**Task description**
For the string "hipFree", search the entries below and copy every line where it appears.

--------------------------------

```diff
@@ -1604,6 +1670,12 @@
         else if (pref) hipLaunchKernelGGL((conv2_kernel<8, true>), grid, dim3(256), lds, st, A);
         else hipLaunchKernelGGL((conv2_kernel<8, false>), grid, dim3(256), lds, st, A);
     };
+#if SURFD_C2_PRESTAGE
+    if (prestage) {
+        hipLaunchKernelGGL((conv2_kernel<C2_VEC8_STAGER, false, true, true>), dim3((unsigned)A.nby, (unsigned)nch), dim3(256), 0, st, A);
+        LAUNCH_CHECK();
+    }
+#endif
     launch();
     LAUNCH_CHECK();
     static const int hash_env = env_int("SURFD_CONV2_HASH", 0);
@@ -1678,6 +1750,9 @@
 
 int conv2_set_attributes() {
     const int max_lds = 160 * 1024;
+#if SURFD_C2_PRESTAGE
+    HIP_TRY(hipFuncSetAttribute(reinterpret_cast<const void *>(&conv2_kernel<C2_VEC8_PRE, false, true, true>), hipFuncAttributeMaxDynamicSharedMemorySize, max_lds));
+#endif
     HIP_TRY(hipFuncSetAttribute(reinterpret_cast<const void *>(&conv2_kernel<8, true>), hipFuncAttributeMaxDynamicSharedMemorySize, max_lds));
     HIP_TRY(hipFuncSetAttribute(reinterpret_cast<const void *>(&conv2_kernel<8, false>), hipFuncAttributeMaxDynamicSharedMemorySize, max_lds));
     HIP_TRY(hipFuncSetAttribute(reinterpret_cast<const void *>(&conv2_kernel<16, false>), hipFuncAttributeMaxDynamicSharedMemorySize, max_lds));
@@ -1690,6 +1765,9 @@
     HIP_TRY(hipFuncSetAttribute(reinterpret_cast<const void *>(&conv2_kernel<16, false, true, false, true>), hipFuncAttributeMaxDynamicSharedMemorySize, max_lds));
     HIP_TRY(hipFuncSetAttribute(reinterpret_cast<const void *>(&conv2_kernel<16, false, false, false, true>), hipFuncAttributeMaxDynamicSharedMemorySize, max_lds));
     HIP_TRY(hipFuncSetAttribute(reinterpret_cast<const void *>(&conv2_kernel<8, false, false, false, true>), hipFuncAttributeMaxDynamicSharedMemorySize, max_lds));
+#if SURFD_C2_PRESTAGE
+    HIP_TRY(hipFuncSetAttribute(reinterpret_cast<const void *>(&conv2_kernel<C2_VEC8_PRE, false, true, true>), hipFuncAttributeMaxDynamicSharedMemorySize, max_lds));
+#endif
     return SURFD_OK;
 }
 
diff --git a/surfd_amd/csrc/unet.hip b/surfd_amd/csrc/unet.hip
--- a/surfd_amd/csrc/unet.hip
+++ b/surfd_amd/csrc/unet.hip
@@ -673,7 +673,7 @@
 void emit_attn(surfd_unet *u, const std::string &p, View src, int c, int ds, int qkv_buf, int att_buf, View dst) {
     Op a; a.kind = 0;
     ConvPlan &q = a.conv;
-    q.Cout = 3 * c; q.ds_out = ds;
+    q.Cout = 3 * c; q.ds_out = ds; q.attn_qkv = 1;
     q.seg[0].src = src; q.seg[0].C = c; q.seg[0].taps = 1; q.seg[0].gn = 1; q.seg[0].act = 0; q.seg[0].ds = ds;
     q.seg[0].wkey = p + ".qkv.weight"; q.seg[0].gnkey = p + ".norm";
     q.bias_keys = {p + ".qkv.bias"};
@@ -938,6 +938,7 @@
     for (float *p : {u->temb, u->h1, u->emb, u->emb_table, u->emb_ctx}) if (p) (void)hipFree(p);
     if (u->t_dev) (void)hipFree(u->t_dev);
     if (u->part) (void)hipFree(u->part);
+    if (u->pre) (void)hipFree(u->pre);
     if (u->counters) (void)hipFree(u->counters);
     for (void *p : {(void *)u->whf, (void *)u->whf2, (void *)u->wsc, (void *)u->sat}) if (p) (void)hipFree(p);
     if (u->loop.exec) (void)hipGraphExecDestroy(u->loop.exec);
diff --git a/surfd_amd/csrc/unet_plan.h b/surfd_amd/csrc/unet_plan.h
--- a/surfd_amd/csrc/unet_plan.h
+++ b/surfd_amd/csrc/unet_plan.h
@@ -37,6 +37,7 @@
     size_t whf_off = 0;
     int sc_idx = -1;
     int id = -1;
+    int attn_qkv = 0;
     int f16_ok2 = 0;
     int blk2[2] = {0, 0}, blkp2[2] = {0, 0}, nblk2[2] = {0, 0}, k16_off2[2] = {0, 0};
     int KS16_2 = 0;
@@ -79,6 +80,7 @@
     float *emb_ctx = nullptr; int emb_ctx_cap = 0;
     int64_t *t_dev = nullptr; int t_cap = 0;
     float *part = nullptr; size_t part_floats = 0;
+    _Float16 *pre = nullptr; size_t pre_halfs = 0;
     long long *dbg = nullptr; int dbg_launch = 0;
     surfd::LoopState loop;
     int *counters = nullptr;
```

--------------------------------

**Expected output**
     for (float *p : {u->temb, u->h1, u->emb, u->emb_table, u->emb_ctx}) if (p) (void)hipFree(p);
     if (u->t_dev) (void)hipFree(u->t_dev);
     if (u->part) (void)hipFree(u->part);
+    if (u->pre) (void)hipFree(u->pre);
     if (u->counters) (void)hipFree(u->counters);
     for (void *p : {(void *)u->whf, (void *)u->whf2, (void *)u->wsc, (void *)u->sat}) if (p) (void)hipFree(p);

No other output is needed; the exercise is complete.